Shay Engine Machining
Nelson Riedel,
1/14/2003, last updated

These pages show some of the I techniques used to machine the Shay engine parts.   The first engine parts machined were the cylinders, crosshead guides and valve stem guides.  These were done before I though to take photos.  The critical facing and boring of the cylinders and crosshead guides was done on the lathe using a 4 jaw chuck.  The heads were also turned on the lathe.  A drilling template was very carefully fabricated and used to drill the attachment holes in the heads, cylinders and crosshead guides.  This permitted  these pieces to fit together in correct alignment.

The next step was the machining of the crankcase casting.  First, the upper surface was milled flat to form the reference surface.   The rear mounting pads were than milled flat to form a second reference surface.  The slots for the main bearings were next.  Much of the material was removed using the drill press before the finial milling operations.  All four slots were  machined at the same time as shown on the right.   This insured perfect alignment.    


This photo shows finishing the bottom surface of the crankcase to accept the bearing retaining caps.  This was done without changing the casting from the bearing slot machining above to insure perfect alignment of the caps.   

The cast iron is an excellent material to work with.  It machines easily because it  tends not to grab the tools; the removed material comes off as small chips, or fine sand like granules or a powder.  There is however one drawback; the debris sticks to hands and clothes leaving a dirty black residue.  After washing, the residue is transferred to the bottom of a sink or shower where it turns to rust in a few seconds, much to the displeasure of the domestic staff.

The final major operation on the crankshaft was to mill out the holes for the connecting rods and #2 cylinder valve eccentric blades.  Rough holes were made on the drill press and finished on the mill as shown on the right. 

After the major machining  over 50 holes had to be drilled and tapped.   Drilling templates were made for the bearing caps and crosshead guides to insure all the holes on mating pieces lined up correctly.  

The main bearing retaining caps were fabricated from cold roll steel stock.  The photo at the right shows milling a recess in the caps.  Note that all four caps are aligned in the milling vise and the slot in the four caps is done in one operation.  This insured that all caps were in alignment. 
The main bearings were fabricated from 1.75" bronze bearing stock like that shown on the right.  This stuff is really expensive, going for over three dollars per linear inch.







The first step was to cut off a piece the correct length for each bearing.  Then each one of these pieces was cut in half as shown on the right.





Next, the pieces were machined flat and to the correct dimensions in the mill.   The final milling operations were done on all pieces using the same settings to insure uniformity.  These blocks are shown in photo below.    

Next, the center holes were bored (slightly undersize)  and the ends faced in the lathe.   





Recesses were then milled in the sides of each bearing.  The recesses matched up with the slots in the crankcase as shown in the photo below.

The final operation was to ream the holes to the exact inside diameter using a toolmaker's reamer fabricated from drill rod.  This long reamer passing through all the bearings insured correct alignment. .    

The crankshaft turned out to be less of a job than initially expected.  Kenneth provided explicit instructions on how to make it.  I ended up doing the job twice.  The first time I used drill rod for the main piece.  I somehow got the throw for one of the cylinders a little long.  While there were some tolerances designed in, I though this error was pushing the limits (piston striking the heads) so I made a second crankshaft --- the second one took no time at all.  I used precision ground stainless rod rather than drill rod on the second one.  The photos below are mostly from the first attempt.         

This photo shows the raw materials: stainless steel bar stock, rod and taper pins. (This photo is from the second attempt.)

The bar stock is cut and milled smooth and drilled to make the webs.
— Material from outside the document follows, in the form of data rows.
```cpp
int cio_crc32_plan_create(cio_crc32_plan **out, const uint64_t *offs, const uint64_t *lens, size_t n)
{
    if (!out || (n && (!offs || !lens))) {
        return fail("cio_crc32_plan_create: null argument");
    }
    if (n >= 0xffffffffull) {
        return fail("cio_crc32_plan_create: too many chunks");
    }
    *out = nullptr;
    DeviceState *st;
    if (device_state(&st) != CIO_OK) {
        return CIO_ERROR;
    }
    cio_crc32_plan *p = new cio_crc32_plan();
    plan_init(p, st, n);
    PlanHost ph;
    if (const char *err = plan_choose(p, ph, offs, lens, n)) {
        delete p;
        return fail(err);
    }
    if (const char *r = cioa_diag_getenv("CIO_GPU_STAMPS")) {
        if (atoi(r) > 0 && hipMalloc(&p->stamps, (size_t) p->W * kStampWords * sizeof(unsigned long long)) != hipSuccess) {
            p->stamps = nullptr;
        }
    }
    hipError_t e;
    const size_t npart = ph.pfac.size();
    if ((e = hipMalloc(&p->desc, ph.desc.size() * sizeof(ChunkDesc))) != hipSuccess ||
        (e = hipMalloc(&p->wstart, ph.ws.size() * sizeof(WaveStart))) != hipSuccess ||
        (e = hipMalloc(&p->tiny, std::max<size_t>(1, ph.tiny.size()) * sizeof(uint32_t))) != hipSuccess ||
        (e = hipMalloc(&p->partials, npart * sizeof(unsigned long long))) != hipSuccess ||
        (e = hipMalloc(&p->counters, std::max<size_t>(1, n) * sizeof(uint32_t))) != hipSuccess ||
        (e = hipMalloc(&p->pfac, npart * sizeof(uint32_t))) != hipSuccess ||
        (e = hipMemcpy(p->desc, ph.desc.data(), ph.desc.size() * sizeof(ChunkDesc), hipMemcpyHostToDevice)) != hipSuccess ||
        (e = hipMemcpy(p->wstart, ph.ws.data(), ph.ws.size() * sizeof(WaveStart), hipMemcpyHostToDevice)) != hipSuccess ||
        (ph.tiny.size() && (e = hipMemcpy(p->tiny, ph.tiny.data(), ph.tiny.size() * sizeof(uint32_t), hipMemcpyHostToDevice)) != hipSuccess) ||
        (e = hipMemset(p->partials, 0, npart * sizeof(unsigned long long))) != hipSuccess ||
        (e = hipMemset(p->counters, 0, std::max<size_t>(1, n) * sizeof(uint32_t))) != hipSuccess ||
        (e = hipMemcpy(p->pfac, ph.pfac.data(), npart * sizeof(uint32_t), hipMemcpyHostToDevice)) != hipSuccess ||
        (p->aligned && ((e = hipMalloc(&p->afac, ph.afac.size() * sizeof(uint32_t))) != hipSuccess ||
                        (e = hipMemcpy(p->afac, ph.afac.data(), ph.afac.size() * sizeof(uint32_t),
                                       hipMemcpyHostToDevice)) != hipSuccess))) {
        cio_crc32_plan_destroy(p);
        return fail("cio_crc32_plan_create: device allocation/upload", e);
    }
    *out = p;
    return CIO_OK;
}

uint64_t cio_crc32_plan_bytes(const cio_crc32_plan *p)
{
    return p ? p->bytes : 0;
}

uint32_t cio_crc32_plan_workgroups(const cio_crc32_plan *p)
{
    return p ? p->grid : 0;
}

const char *cio_crc32_plan_kernel(const cio_crc32_plan *p)
{
    return (p && p->small) ? "crc32_small_kernel" : "crc32_stream_kernel";
}

int cio_crc32_plan_aligned(const cio_crc32_plan *p)
{
    return (p && p->aligned) ? 1 : 0;
}

int cio_crc32_plan_exec_events(const cio_crc32_plan *p, const void *dev_base,
                               const uint32_t *dev_seeds, uint32_t *dev_out, void *stream,
                               void *ev_piece_start, void *ev_piece_stop)
{
    return plan_exec_impl(p, dev_base, dev_seeds, dev_out, nullptr,
                          reinterpret_cast<hipStream_t>(stream),
                          reinterpret_cast<hipEvent_t>(ev_piece_start),
                          reinterpret_cast<hipEvent_t>(ev_piece_stop));
}

int cio_crc32_plan_exec(const cio_crc32_plan *p, const void *dev_base, const uint32_t *dev_seeds,
                        uint32_t *dev_out, void *stream)
{
    return plan_exec_impl(p, dev_base, dev_seeds, dev_out, nullptr,
                          reinterpret_cast<hipStream_t>(stream));
}

int cio_crc32_batch_dev(const void *dev_base, const uint64_t *offs, const uint64_t *lens,
                        const uint32_t *dev_seeds, uint32_t *dev_out, size_t n, void *stream)
{
    cio_crc32_plan *p = nullptr;
    if (cio_crc32_plan_create(&p, offs, lens, n) != CIO_OK) {
        return CIO_ERROR;
    }
    int rc = cio_crc32_plan_exec(p, dev_base, dev_seeds, dev_out, stream);
    if (rc == CIO_OK) {
        hipError_t e = hipStreamSynchronize(reinterpret_cast<hipStream_t>(stream));
        if (e != hipSuccess) {
            rc = fail("cio_crc32_batch_dev: stream sync", e);
        }
    }
    cio_crc32_plan_destroy(p);
    return rc;
}

struct cio_crc32_ring {
    std::vector<cio_crc32_plan *> plans;
    std::vector<hipStream_t> streams;
    std::vector<hipEvent_t> ready, done;
    std::vector<bool> pending;
    unsigned next = 0;
    int dev = 0;
};

struct RingDevice {
    int prev = -1;
    hipError_t e = hipSuccess;
    explicit RingDevice(int dev)
    {
        if ((e = hipGetDevice(&prev)) == hipSuccess && prev != dev) {
            e = hipSetDevice(dev);
        }
    }
    ~RingDevice()
    {
        int cur = -1;
        if (prev >= 0 && hipGetDevice(&cur) == hipSuccess && cur != prev) {
            (void) hipSetDevice(prev);
        }
    }
};

void cio_crc32_ring_destroy(cio_crc32_ring *r)
{
    if (!r) {
        return;
    }
    RingDevice on(r->dev);
    for (hipStream_t st : r->streams) {
        if (st) (void) hipStreamSynchronize(st);
    }
    for (size_t i = 0; i < r->plans.size(); i++) {
        cio_crc32_plan_destroy(r->plans[i]);
        if (r->ready[i]) (void) hipEventDestroy(r->ready[i]);
        if (r->done[i]) (void) hipEventDestroy(r->done[i]);
        if (r->streams[i]) (void) hipStreamDestroy(r->streams[i]);
    }
    delete r;
}

int cio_crc32_ring_create(cio_crc32_ring **out, const uint64_t *offs, const uint64_t *lens, size_t n, int depth)
{
    if (!out) {
// ... 114 lines not shown
```

include/chunkio_amd/cio_crc32_gpu.h:

```cpp
#ifndef CIO_CRC32_GPU_H
#define CIO_CRC32_GPU_H

#include <stddef.h>
#include <stdint.h>
#include <chunkio_amd/cio_sha1_state.h>

#ifdef __cplusplus
extern "C" {
#endif

#ifndef CIO_OK
#define CIO_OK       0
#define CIO_ERROR   -1
#endif


int cio_gpu_init(void);

int cio_gpu_device_count(void);
int cio_gpu_set_device(int dev);
int cio_gpu_get_device(void);

int cio_gpu_numa_node(int dev);

int cio_gpu_pci_bus_id(int dev, char *buf, int len);

const char *cio_gpu_last_error(void);

const char *cio_gpu_version(void);


uint32_t cio_crc32_shift(uint32_t raw_state, uint64_t nbytes);

uint32_t cio_crc32_combine(uint32_t raw_a, uint32_t raw0_b, uint64_t len_b);


typedef struct cio_crc32_plan cio_crc32_plan;

int  cio_crc32_plan_create(cio_crc32_plan **plan, const uint64_t *offs,
                           const uint64_t *lens, size_t n);
void cio_crc32_plan_destroy(cio_crc32_plan *plan);

int  cio_crc32_plan_exec(const cio_crc32_plan *plan, const void *dev_base,
                         const uint32_t *dev_seeds, uint32_t *dev_out,
                         void *stream);

int  cio_crc32_plan_exec_events(const cio_crc32_plan *plan, const void *dev_base,
                                const uint32_t *dev_seeds, uint32_t *dev_out,
                                void *stream, void *ev_piece_start,
                                void *ev_piece_stop);

uint64_t cio_crc32_plan_bytes(const cio_crc32_plan *plan);

const char *cio_crc32_plan_kernel(const cio_crc32_plan *plan);

int cio_crc32_plan_aligned(const cio_crc32_plan *plan);

typedef struct cio_crc32_ring cio_crc32_ring;
int  cio_crc32_ring_create(cio_crc32_ring **ring, const uint64_t *offs, const uint64_t *lens, size_t n, int depth);
int  cio_crc32_ring_exec(cio_crc32_ring *ring, const void *dev_base, const uint32_t *dev_seeds, uint32_t *dev_out,
                         void *stream);
int  cio_crc32_ring_join(cio_crc32_ring *ring, void *stream);
void cio_crc32_ring_destroy(cio_crc32_ring *ring);

uint32_t cio_crc32_plan_workgroups(const cio_crc32_plan *plan);

int  cio_crc32_batch_dev(const void *dev_base, const uint64_t *offs,
                         const uint64_t *lens, const uint32_t *dev_seeds,
                         uint32_t *dev_out, size_t n, void *stream);

typedef struct cio_crc32_devplan cio_crc32_devplan;

#define CIO_DEVPLAN_E_BOUNDS           1
#define CIO_DEVPLAN_E_CHUNK_TOO_LARGE  2
#define CIO_DEVPLAN_E_BATCH_TOO_LARGE  4

int  cio_crc32_devplan_create(cio_crc32_devplan **plan, size_t max_chunks);
void cio_crc32_devplan_destroy(cio_crc32_devplan *plan);

int  cio_crc32_devplan_exec(cio_crc32_devplan *plan, const void *dev_base, uint64_t dev_bytes,
                            const uint64_t *dev_offs, const uint64_t *dev_lens, size_t n,
                            const uint32_t *dev_seeds, uint32_t *dev_out,
                            uint32_t *dev_status, void *stream);
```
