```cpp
template <int NT>
__global__ __launch_bounds__(256) void stem_wgrad_kernel2(StemWgrad a) {
    __shared__ __attribute__((aligned(16))) float smem[4 * NT * 16 * 64 > HALO_FLOATS + 4 ? 4 * NT * 16 * 64 : HALO_FLOATS + 4];
    float* halo = smem;
    const int tid = threadIdx.x, lane = tid & 63, wid = tid >> 6, li = lane & 31, kk = lane >> 5;
    const int K = a.taps * a.cin_w;
    const int moff = tap_offset(li, a.cin_w, a.taps);
    f32x16 acc[NT];
#pragma unroll
    for (int t = 0; t < NT; ++t)
#pragma unroll
        for (int i = 0; i < 16; ++i) acc[t][i] = 0.f;
    const int t_begin = blockIdx.x * a.tiles_per_block;
    const int t_end = min(a.total_tiles, t_begin + a.tiles_per_block);
    const int per_img = a.tiles_y * a.tiles_x;
    for (int tile = t_begin; tile < t_end; ++tile) {
        const int n = tile / per_img, rem = tile - n * per_img;
        const int ty = rem / a.tiles_x, tx = rem - ty * a.tiles_x;
        const int r0 = ty * TR, c0 = tx * TC;
        __syncthreads();
        load_halo(halo, a.x, a.ldx, n, r0, c0, a.H, a.W);
        if (tid < 4) halo[HALO_FLOATS + tid] = 0.f;
        float breg[2][16][NT];
#pragma unroll
        for (int seg = 0; seg < 2; ++seg) {
            const int r = r0 + 2 * wid + seg;
            const float* row = a.dy + (((long)n * a.H + r) * a.W + c0) * a.ldy + li;
#pragma unroll
            for (int s = 0; s < 16; ++s) {
                const int c = 2 * s + kk;
                const bool ok = r < a.H && c0 + c < a.W;
#pragma unroll
                for (int t = 0; t < NT; ++t) breg[seg][s][t] = ok ? row[(long)c * a.ldy + t * 32] : 0.f;
            }
        }
        __syncthreads();
#pragma unroll
        for (int seg = 0; seg < 2; ++seg) {
            const int base = ((2 * wid + seg) * HC + kk) * 4;
#pragma unroll
            for (int s = 0; s < 16; ++s) {
                const float av = halo[moff >= 0 ? base + 8 * s + moff : HALO_FLOATS];
#pragma unroll
                for (int t = 0; t < NT; ++t) acc[t] = __builtin_amdgcn_mfma_f32_32x32x2f32(av, breg[seg][s][t], acc[t], 0, 0, 0);
            }
        }
    }
    __syncthreads();
    float* red = smem;
#pragma unroll
    for (int t = 0; t < NT; ++t)
#pragma unroll
        for (int i = 0; i < 16; ++i) red[((wid * NT + t) * 16 + i) * 64 + lane] = acc[t][i];
    __syncthreads();
    float* slab = a.slabs + (long)blockIdx.x * K * a.cout;
    for (int e = tid; e < NT * 16 * 64; e += 256) {
        const int l = e & 63, i = (e >> 6) & 15, t = e >> 10;
        const int m = (i & 3) + 8 * (i >> 2) + 4 * (l >> 5);
        if (m < K) {
            const float v = (red[((0 * NT + t) * 16 + i) * 64 + l] + red[((1 * NT + t) * 16 + i) * 64 + l]) +
                            (red[((2 * NT + t) * 16 + i) * 64 + l] + red[((3 * NT + t) * 16 + i) * 64 + l]);
            slab[(long)m * a.cout + t * 32 + (l & 31)] = v;
        }
    }
}

__global__ __launch_bounds__(256) void stem_slab_reduce(const float* __restrict__ slabs, float* __restrict__ out, int n, int nslabs) {
    __shared__ float red[256];
    const int col = threadIdx.x & 7, kl = threadIdx.x >> 3;
    const int i = blockIdx.x * 8 + col;
    float s = 0.f;
    if (i < n)
        for (int b = kl; b < nslabs; b += 32) s += slabs[(long)b * n + i];
    red[threadIdx.x] = s;
    __syncthreads();
    if (kl == 0 && i < n) {
        for (int j = 1; j < 32; ++j) s += red[j * 8 + col];
        out[i] = s;
    }
}

int wgrad_blocks(int total_tiles) { return total_tiles < 1024 ? total_tiles : 1024; }

}

extern "C" int runet_stem_supported(int cin_w, int cout) { return (cin_w >= 1 && cin_w <= 3 && cout % 32 == 0 && cout >= 32 && cout <= 64) ? 1 : 0; }

static int stem_conv_launch(const float* x, int ldx, const float* w3, const float* w1, float* y3, int ldy3, float* y1, int ldy1, int n_img, int h, int w,
                            int cin_w, int cout, float* stats3, float* stats1, void* stream);

extern "C" int runet_stem_conv(const float* x, int ldx, const float* w3, const float* w1, float* y3, int ldy3, float* y1, int ldy1, int n_img,
                               int h, int w, int cin_w, int cout, void* stream) {
    return stem_conv_launch(x, ldx, w3, w1, y3, ldy3, y1, ldy1, n_img, h, w, cin_w, cout, nullptr, nullptr, stream);
}

extern "C" int runet_stem_conv_stats_parts(int n_img, int h, int w) { return n_img * cdiv(h, TR) * cdiv(w, TC); }

extern "C" int runet_stem_conv_stats(const float* x, int ldx, const float* w3, const float* w1, float* y3, int ldy3, float* y1, int ldy1, int n_img,
                                     int h, int w, int cin_w, int cout, float* stats3, float* stats1, void* stream) {
    RUNET_REQUIRE(stats3 && (!w1 || stats1), "stats3 (and stats1 with a 1x1 filter) must not be NULL");
    return stem_conv_launch(x, ldx, w3, w1, y3, ldy3, y1, ldy1, n_img, h, w, cin_w, cout, stats3, stats1, stream);
}

static int stem_conv_launch(const float* x, int ldx, const float* w3, const float* w1, float* y3, int ldy3, float* y1, int ldy1, int n_img, int h, int w,
                            int cin_w, int cout, float* stats3, float* stats1, void* stream) {
    RUNET_REQUIRE(x && w3 && y3 && (!w1 || y1), "null pointer");
    RUNET_REQUIRE(runet_stem_supported(cin_w, cout), "stem kernel: 1..3 input channels, 32 or 64 output channels");
    RUNET_REQUIRE(ldx >= 4 && ldx % 4 == 0 && ((uintptr_t)x % 16) == 0, "x must be NHWC padded to (a multiple of) 4 channels, 16-byte aligned");
    RUNET_REQUIRE(n_img > 0 && h > 0 && w > 0 && ldy3 >= cout && (!w1 || ldy1 >= cout), "bad shape");
    StemFwd a{x, ldx, w3, w1, y3, ldy3, y1, ldy1, h, w, cin_w, cout, stats3, stats1};
    const dim3 grid(cdiv(h, TR) * cdiv(w, TC), n_img);
    const int nt = (cout / 32) * (w1 ? 2 : 1);
    hipStream_t st = (hipStream_t)stream;
    if (nt == 1) hipLaunchKernelGGL(stem_conv_kernel<1>, grid, dim3(256), 0, st, a);
    else if (nt == 2) hipLaunchKernelGGL(stem_conv_kernel<2>, grid, dim3(256), 0, st, a);
    else hipLaunchKernelGGL(stem_conv_kernel<4>, grid, dim3(256), 0, st, a);
    RUNET_CHECK_LAUNCH();
}

extern "C" long runet_stem_wgrad_workspace_floats(int n_img, int h, int w, int cin_w, int cout, int ksize) {
    return (long)wgrad_blocks(n_img * cdiv(h, TR) * cdiv(w, TC)) * ksize * ksize * cin_w * cout;
}

extern "C" int runet_stem_wgrad(const float* x, int ldx, const float* dy, int ldy, float* dw, float* workspace, long workspace_floats, int n_img,
                                int h, int w, int cin_w, int cout, int ksize, void* stream) {
    RUNET_REQUIRE(x && dy && dw && workspace, "null pointer");
    RUNET_REQUIRE(runet_stem_supported(cin_w, cout) && (ksize == 1 || ksize == 3), "stem kernel: 1..3 input channels, 32 or 64 output channels, 1x1 or 3x3");
    RUNET_REQUIRE(ldx >= 4 && ldx % 4 == 0 && ((uintptr_t)x % 16) == 0 && ldy >= cout, "x must be NHWC padded to 4 channels, 16-byte aligned");
    RUNET_REQUIRE(workspace_floats >= runet_stem_wgrad_workspace_floats(n_img, h, w, cin_w, cout, ksize), "workspace too small (runet_stem_wgrad_workspace_floats)");
    StemWgrad a{};
    a.x = x; a.ldx = ldx; a.dy = dy; a.ldy = ldy; a.slabs = workspace;
    a.Nimg = n_img; a.H = h; a.W = w; a.cin_w = cin_w; a.cout = cout; a.taps = ksize * ksize;
    a.tiles_y = cdiv(h, TR); a.tiles_x = cdiv(w, TC); a.total_tiles = n_img * a.tiles_y * a.tiles_x;
    const int blocks0 = wgrad_blocks(a.total_tiles);
    a.tiles_per_block = cdiv(a.total_tiles, blocks0);
    const int blocks = cdiv(a.total_tiles, a.tiles_per_block);
    hipStream_t st = (hipStream_t)stream;
    if (cout == 32) hipLaunchKernelGGL(stem_wgrad_kernel2<1>, dim3(blocks), dim3(256), 0, st, a);
    else hipLaunchKernelGGL(stem_wgrad_kernel2<2>, dim3(blocks), dim3(256), 0, st, a);
    const int nout = a.taps * cin_w * cout;
    hipLaunchKernelGGL(stem_slab_reduce, dim3(cdiv(nout, 8)), dim3(256), 0, st, workspace, dw, nout, blocks);
    RUNET_CHECK_LAUNCH();
}
```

The crank rods are then pinned in place on the webs using the taper pins.   The webs are then installed onto the main shaft and also pinned in place.  The photo below show the middle crank in position.

The next photo show all three cranks in position,  Note that the eccentrics for the middle cylinder are installed before the #1 cylinder crank is positioned on the rod.

The next photo shows the completed crankshaft after the rod had been sawed out between each pair of webs.

Here is the crankshaft in place in the crankcase.

The connecting rods were machined from the three pieces of stainless bar stock shown below.

Most of the work on the rods was done by milling and all three rods were done at the same time wherever possible.   The photo below shows finishing the sides of the three rods held together in the vise.

The photo below shows the nearly finished rods.

The next photo shows finishing the upper end of a rod to the proper radius with a corner rounding end mill.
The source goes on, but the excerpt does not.